文章目录
problem Ⅰ
199. Binary Tree Right Side View
Given the root of a binary tree, imagine yourself standing on the right side of it, return the values of the nodes you can see ordered from top to bottom.
Example 1:
Input: root = [1,2,3,null,5,null,4]
Output: [1,3,4]
Example 2:
Input: root = [1,null,3]
Output: [1,3]
Example 3:
Input: root = []
Output: []
solution 1 BFS
/**
* Definition for a binary tree node.
* struct TreeNode {
* int val;
* TreeNode *left;
* TreeNode *right;
* TreeNode() : val(0), left(nullptr), right(nullptr) {}
* TreeNode(int x) : val(x), left(nullptr), right(nullptr) {}
* TreeNode(int x, TreeNode *left, TreeNode *right) : val(x), left(left), right(right) {}
* };
*/
class Solution {
public:
vector<int> rightSideView(TreeNode* root) {
vector<int> res;
if(!root)return res;
queue<TreeNode*> que;
que.push(root);
while(!que.empty()){
int n = que.size();
for(; n>0; n--){
TreeNode* node = que.front();
que.pop();
if(n==1)res.push_back(node->val);
if(node->left)que.push(node->left);
if(node->right)que.push(node->right);
}
}
return res;
}
};
solution 2 DFS
/**
* Definition for a binary tree node.
* struct TreeNode {
* int val;
* TreeNode *left;
* TreeNode *right;
* TreeNode() : val(0), left(nullptr), right(nullptr) {}
* TreeNode(int x) : val(x), left(nullptr), right(nullptr) {}
* TreeNode(int x, TreeNode *left, TreeNode *right) : val(x), left(left), right(right) {}
* };
*/
class Solution {
public:
vector<int> res;
void dfs_(TreeNode* root, int depth){
if(!root)return;
if(depth == res.size())
res.push_back(root->val);
dfs_(root->right, depth+1);
dfs_(root->left, depth+1);
}
vector<int> rightSideView(TreeNode* root) {
dfs_(root, 0);
return res;
}
};
NOTE:
we can observe that the solution using DFS with some trick is extrmely faster than BFS
problem 2
113. Path Sum II
Given the root of a binary tree and an integer targetSum, return all root-to-leaf paths where the sum of the node values in the path equals targetSum. Each path should be returned as a list of the node values, not node references.

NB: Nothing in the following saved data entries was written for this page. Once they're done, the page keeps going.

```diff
+template <int CPW, int HP>
+__device__ __forceinline__ void convt_wino_body(const WinoTParams& p, float* smem, int bid) {
+#if __HIP_DEVICE_COMPILE__
+    using G = TW<CPW>;
+    constexpr int P0 = HP ? 12 : 0, NP = HP ? 13 : 12;
+    float* const sty = smem + G::STY;
+
+    const int n_t = bid % p.tiles_n;
+    bid /= p.tiles_n;
+    const int tx_i = bid % p.tiles_x;
+    bid /= p.tiles_x;
+    const int ty_i = bid % p.tiles_y;
+    const int b = bid / p.tiles_y;
+    const int n0 = n_t * G::NB, j0 = ty_i * G::PH, i0 = tx_i * G::PW;
+
+    const int tid = threadIdx.x, lane = tid & 63;
+    const int wave = __builtin_amdgcn_readfirstlane(tid >> 6);
+    const int half = lane >> 5, l31 = lane & 31;
+    const int g = wave >> 1;
+    const int rp = l31 / CPW, cq = l31 % CPW;
+
+    constexpr int OOB = 0x7FFFFFF0;
+    int w_off[G::W_PER_WAVE];
+#pragma unroll
+    for (int i = 0; i < G::W_PER_WAVE; ++i) {
+        const int j = wave + 4 * i;
+        const int line = j * 64 + lane;
+        const int row = line >> 4, t = row / G::KC, c = row % G::KC;
+        const int col = min(n0 + (line & 15) * 4, p.ldw - 4);
+        w_off[i] = j < G::W_INSTR ? ((t * p.C + c) * p.ldw + col) * 4 : OOB;
+    }
+    int i_off[G::I_PER_WAVE];
+#pragma unroll
+    for (int i = 0; i < G::I_PER_WAVE; ++i) {
+        const int j = wave + 4 * i;
+        const int f = (j * 64 + lane) * 4;
+        int off = OOB;
+        if (j < G::I_INSTR && f < G::KC * G::PLANE) {
+            const int c = f / G::PLANE, q = f % G::PLANE;
+            const int r = q / G::EWP, cola = q % G::EWP;
+            const int gy = j0 - 1 + r, gx = i0 - 4 + cola;
+            if (gy >= 0 && gy < p.IH && gx >= 0 && gx + 3 < p.IW) off = ((c * p.IH + gy) * p.IW + gx) * 4;
+        }
+        i_off[i] = off;
+    }
+    const int plane_in = p.IH * p.IW;
+    const __amdgpu_buffer_rsrc_t r_w = uniform_rsrc(p.wt, 9 * p.C * p.ldw * 4);
+    const __amdgpu_buffer_rsrc_t r_in = uniform_rsrc(p.in + (int64_t)b * p.C * plane_in, p.C * plane_in * 4);
+    const int nchunks = p.C / G::KC;
+
+    auto dma1 = [&](int k, int i) {
+        if (k >= nchunks) return;
+        const int c0 = k * G::KC;
+        float* dst = smem + (k & 1) * G::BUF;
+        if (i < G::I_PER_WAVE) {
+            const int j = wave + 4 * i;
+            __builtin_amdgcn_raw_ptr_buffer_load_lds(
+                r_in, (lptr_t)(j < G::I_INSTR ? dst + G::W_FLOATS + j * 256 : smem + G::PAD + wave * 256), 16, i_off[i],
+                c0 * plane_in * 4, 0, 0);
+        } else {
+            const int ii = i - G::I_PER_WAVE, j = wave + 4 * ii;
+            __builtin_amdgcn_raw_ptr_buffer_load_lds(r_w, (lptr_t)(j < G::W_INSTR ? dst + j * 256 : smem + G::PAD + wave * 256),
+                                                     16, w_off[ii], c0 * p.ldw * 4, 0, 0);
+        }
+    };
+    constexpr int N_DMA = G::W_PER_WAVE + G::I_PER_WAVE;
+
+    f32x16 acc[NP];
+#pragma unroll
+    for (int q = 0; q < NP; ++q)
+#pragma unroll
+        for (int r = 0; r < 16; ++r) acc[q][r] = 0.0f;
+
+    const int a_rd = half * G::NB + g * 32 + l31;
+    const int b_rd = G::W_FLOATS + half * G::PLANE + (2 * rp) * G::EWP + G::LEAD + 2 * cq;
+    float wr[9], xr[9];
+    auto fetch = [&](const float* sb, int cp) {
+#pragma unroll
+        for (int t = 0; t < 9; ++t) wr[t] = sb[(t * G::KC + 2 * cp) * G::NB + a_rd];
+#pragma unroll
+        for (int a = 0; a < 3; ++a)
+#pragma unroll
+            for (int c = 0; c < 3; ++c) xr[a * 3 + c] = sb[2 * cp * G::PLANE + b_rd + a * G::EWP + c];
+    };
+    float U[2][4][4], V[2][4][4];
+    auto xform_w = [&](int set) {
+        float gx[3][4];
+#pragma unroll
+        for (int ky = 0; ky < 3; ++ky) {
+            gx[ky][0] = wr[ky * 3 + 2];
+            gx[ky][1] = wr[ky * 3 + 0] + wr[ky * 3 + 2];
+            gx[ky][2] = wr[ky * 3 + 0];
+            gx[ky][3] = wr[ky * 3 + 1];
+        }
+#pragma unroll
+        for (int x = 0; x < 4; ++x) {
+            U[set][0][x] = gx[2][x];
+            U[set][1][x] = gx[0][x] + gx[2][x];
+            U[set][2][x] = gx[0][x];
+            U[set][3][x] = gx[1][x];
+        }
+    };
+    auto xform_x = [&](int set, float s) {
+        float h[3][4];
+#pragma unroll
+        for (int a = 0; a < 3; ++a) {
+            const float x0 = xr[a * 3] * s, x1 = xr[a * 3 + 1] * s, x2 = xr[a * 3 + 2] * s;
+            h[a][0] = x0 - x1;
+            h[a][1] = x1;
+            h[a][2] = x2 - x1;
+            h[a][3] = x2;
+        }
+#pragma unroll
+        for (int x = 0; x < 4; ++x) {
+            V[set][0][x] = h[0][x] - h[1][x];
+            V[set][1][x] = h[1][x];
+            V[set][2][x] = h[2][x] - h[1][x];
+            V[set][3][x] = h[2][x];
+        }
+    };
+
+#pragma unroll
+    for (int i = 0; i < N_DMA; ++i) dma1(0, i);
+#pragma unroll
+    for (int i = 0; i < 4; ++i) dma1(1, i);
+    for (int c = tid; c < p.C; c += 256) sty[c] = p.iscale ? p.iscale[(int64_t)b * p.C + c] : 1.0f;
+    __builtin_amdgcn_s_waitcnt(0x0F70);
+    __syncthreads();
+    fetch(smem, 0);
+    xform_w(0);
+    xform_x(0, sty[half]);
+
+    for (int k = 0; k < nchunks; ++k) {
+        const float* sb = smem + (k & 1) * G::BUF;
+        const float* sbn = smem + ((k + 1) & 1) * G::BUF;
+#pragma unroll
+        for (int cp = 0; cp < G::KC / 2; ++cp) {
+            const int cur = cp & 1, nxt = cur ^ 1;
+            float s_next;
+            if (cp == G::KC / 2 - 1) {
+                __builtin_amdgcn_s_waitcnt(0x0F70);
+                __syncthreads();
+                fetch(sbn, 0);
+                s_next = sty[min(k + 1, nchunks - 1) * G::KC + half];
+            } else {
+                fetch(sb, cp + 1);
+                s_next = sty[k * G::KC + 2 * (cp + 1) + half];
+            }
+            __builtin_amdgcn_sched_barrier(0);
+#pragma unroll
+            for (int q = 0; q < NP; ++q) {
+                const int pos = P0 + q, py = pos / 5, px = pos % 5;
+                acc[q] = __builtin_amdgcn_mfma_f32_32x32x2f32(U[cur][wsel(py)][wsel(px)], V[cur][isel(py)][isel(px)],
+                                                              acc[q], 0, 0, 0);
+                if (q == 4) xform_w(nxt);
+                if (q == 7) xform_x(nxt, s_next);
+                if ((q & 1) == 1 && q < 8) {
+                    const int u = q >> 1;
+                    if (cp == 0 && u < N_DMA - 4) dma1(k + 1, 4 + u);
+                    else if (cp == G::KC / 2 - 1) dma1(k + 2, u);
+                }
+                __builtin_amdgcn_sched_barrier(0);
+            }
+        }
+    }
+    __builtin_amdgcn_s_waitcnt(0x0F70);
+    __syncthreads();
+
+    float* const xch = smem + g * 3072;
+    if (HP == 1) {
+#pragma unroll
+        for (int q = 0; q < 3; ++q)
+#pragma unroll
+            for (int r = 0; r < 16; ++r) xch[(q * 16 + r) * 64 + lane] = acc[q][r];
+    }
+    __syncthreads();
+    const int64_t plane_out = (int64_t)p.OH * p.OW;
+    const int j = j0 + 2 * rp, i = i0 + 2 * cq;
+#pragma unroll
+    for (int r = 0; r < 16; ++r) {
+        const int n = n0 + g * 32 + (r & 3) + 8 * (r >> 2) + 4 * half;
+        float z[5][5];
+#pragma unroll
+        for (int q = 0; q < NP; ++q) z[(P0 + q) / 5][(P0 + q) % 5] = acc[q][r];
+        if (HP == 0) {
+            z[2][2] = xch[r * 64 + lane];
+            z[2][3] = xch[(16 + r) * 64 + lane];
+            z[2][4] = xch[(32 + r) * 64 + lane];
+        }
+        const float os = p.oscale ? p.oscale[(int64_t)b * p.N + min(n, p.N - 1)] : 1.0f;
+        const float ob = p.obias ? p.obias[min(n, p.N - 1)] : 0.0f;
+        float* o = p.out + ((int64_t)b * p.N + n) * plane_out + (int64_t)(2 * j) * p.OW + 2 * i;
+        auto row4 = [&](float* dst, const float* zr) {
+            dst[0] = (zr[0] + zr[1]) * os + ob;
+            dst[1] = zr[3] * os + ob;
+            dst[2] = (zr[1] + zr[2]) * os + ob;
+            dst[3] = zr[4] * os + ob;
+        };
+        if (n < p.N) {
+            if (HP == 0) {
+                float e0[5], e1[5];
+#pragma unroll
+                for (int x = 0; x < 5; ++x) {
+                    e0[x] = z[0][x] + z[1][x];
+                    e1[x] = z[1][x] + z[2][x];
+                }
+                row4(o, e0);
+                row4(o + 2 * p.OW, e1);
+            } else {
+                row4(o + p.OW, z[3]);
+                row4(o + 3 * p.OW, z[4]);
+            }
+        }
+    }
+#endif
+}
+
+template <int CPW>
+__global__ __launch_bounds__(256) void k_convt_wino(const WinoTParams p) {
+#if __HIP_DEVICE_COMPILE__
+    extern __shared__ __attribute__((aligned(16))) float smem[];
+    const int nwg = gridDim.x;
+    int bid = blockIdx.x;
+    {
+        const int q = nwg / SR_NUM_XCD, r = nwg % SR_NUM_XCD, xcd = bid % SR_NUM_XCD;
+        bid = (xcd < r ? xcd * (q + 1) : r * (q + 1) + (xcd - r) * q) + bid / SR_NUM_XCD;
+    }
+    if ((__builtin_amdgcn_readfirstlane(threadIdx.x >> 6) & 1) == 0) convt_wino_body<CPW, 0>(p, smem, bid);
+    else convt_wino_body<CPW, 1>(p, smem, bid);
+#endif
+}
+
+int pick_cpw(int64_t IH, int64_t IW) {
+    if (IW % 64 == 0 && IH % 2 == 0) return 32;
+    if (IW % 32 == 0 && IH % 4 == 0) return 16;
+    return 0;
+}
+
+int64_t wino_blocks(int cpw, int64_t B, int64_t N, int64_t IH, int64_t IW) {
+    return (IW / (2 * cpw)) * (IH / (64 / cpw)) * ((N + 63) / 64) * B;
+}
+
+}
+
+bool sr_convt_wino_enabled() {
+    const char* e = std::getenv("SR_S2_WINO");
+    return !(e && e[0] == '0');
+}
+
+bool sr_convt_wino_eligible(int64_t B, int64_t C, int64_t N, int64_t ldw, int64_t IH, int64_t IW, const void* in) {
+    const int cpw = pick_cpw(IH, IW);
+    if (!cpw || C % 8 != 0 || C > 2048 || ldw < 4 || (reinterpret_cast<uintptr_t>(in) & 15)) return false;
+    if (C * IH * IW >= (1LL << 29) - 4 || 9LL * C * ldw >= (1LL << 29) - 4) return false;
+    return wino_blocks(cpw, B, N, IH, IW) >= 512;
+}
+
+int sr_convt_wino_launch(float* out, const float* in, const float* wt, int64_t ldw, const float* iscale,
+                         const float* oscale, const float* obias, int64_t B, int64_t C, int64_t N, int64_t IH,
+                         int64_t IW, hipStream_t st) {
+    const int cpw = pick_cpw(IH, IW);
+    if (!cpw) return SR_EINVAL;
+    WinoTParams p;
+    p.in = in; p.wt = wt; p.iscale = iscale; p.oscale = oscale; p.obias = obias; p.out = out;
+    p.B = (int)B; p.C = (int)C; p.N = (int)N; p.ldw = (int)ldw;
+    p.IH = (int)IH; p.IW = (int)IW; p.OH = (int)(2 * IH + 1); p.OW = (int)(2 * IW + 1);
+    p.tiles_x = (int)(IW / (2 * cpw));
+    p.tiles_y = (int)(IH / (64 / cpw));
+    p.tiles_n = (int)((N + 63) / 64);
+    const int64_t blocks = wino_blocks(cpw, B, N, IH, IW);
+    if (blocks > 0x7FFFFFFFLL) return SR_ERANGE;
+    if (cpw == 32) {
+        const int lds = (TW<32>::STY + p.C) * 4;
+        hipLaunchKernelGGL(k_convt_wino<32>, dim3((unsigned)blocks), dim3(256), lds, st, p);
+    } else {
+        const int lds = (TW<16>::STY + p.C) * 4;
+        hipLaunchKernelGGL(k_convt_wino<16>, dim3((unsigned)blocks), dim3(256), lds, st, p);
+    }
+    return sr_launch_status();
+}
```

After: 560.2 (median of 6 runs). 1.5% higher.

A root-to-leaf path is a path starting from the root and ending at any leaf node. A leaf is a node with no children.
Example 1:
Input: root = [5,4,8,11,null,13,4,7,2,null,null,5,1], targetSum = 22
Output: [[5,4,11,2],[5,8,4,5]]
Explanation: There are two paths whose sum equals targetSum:
5 + 4 + 11 + 2 = 22
5 + 8 + 4 + 5 = 22
Example 2:
Input: root = [1,2,3], targetSum = 5
Output: []
Example 3:
Input: root = [1,2], targetSum = 0
Output: []
solution DFS
/**
* Definition for a binary tree node.
* struct TreeNode {
* int val;
* TreeNode *left;
* TreeNode *right;
* TreeNode() : val(0), left(nullptr), right(nullptr) {}
* TreeNode(int x) : val(x), left(nullptr), right(nullptr) {}
* TreeNode(int x, TreeNode *left, TreeNode *right) : val(x), left(left), right(right) {}
* };
*/
class Solution {
public:
vector<vector<int>> res;
vector<int> tmp;
int target;
void dfs_(TreeNode* root, int cumsum){
cumsum+=root->val;
tmp.push_back(root->val);
if(cumsum == target && !root->left && !root->right)
res.push_back(tmp);
if(root->left)
dfs_(root->left, cumsum);
if(root->right)
dfs_(root->right, cumsum);
cumsum -= root->val;
tmp.pop_back();
return;
}
vector<vector<int>> pathSum(TreeNode* root, int targetSum) {
target = targetSum;
if(!root)return res;
dfs_(root, 0);
return res;
}
};
problem 3
450. Delete Node in a BST
root node reference (possibly updated) of the BST.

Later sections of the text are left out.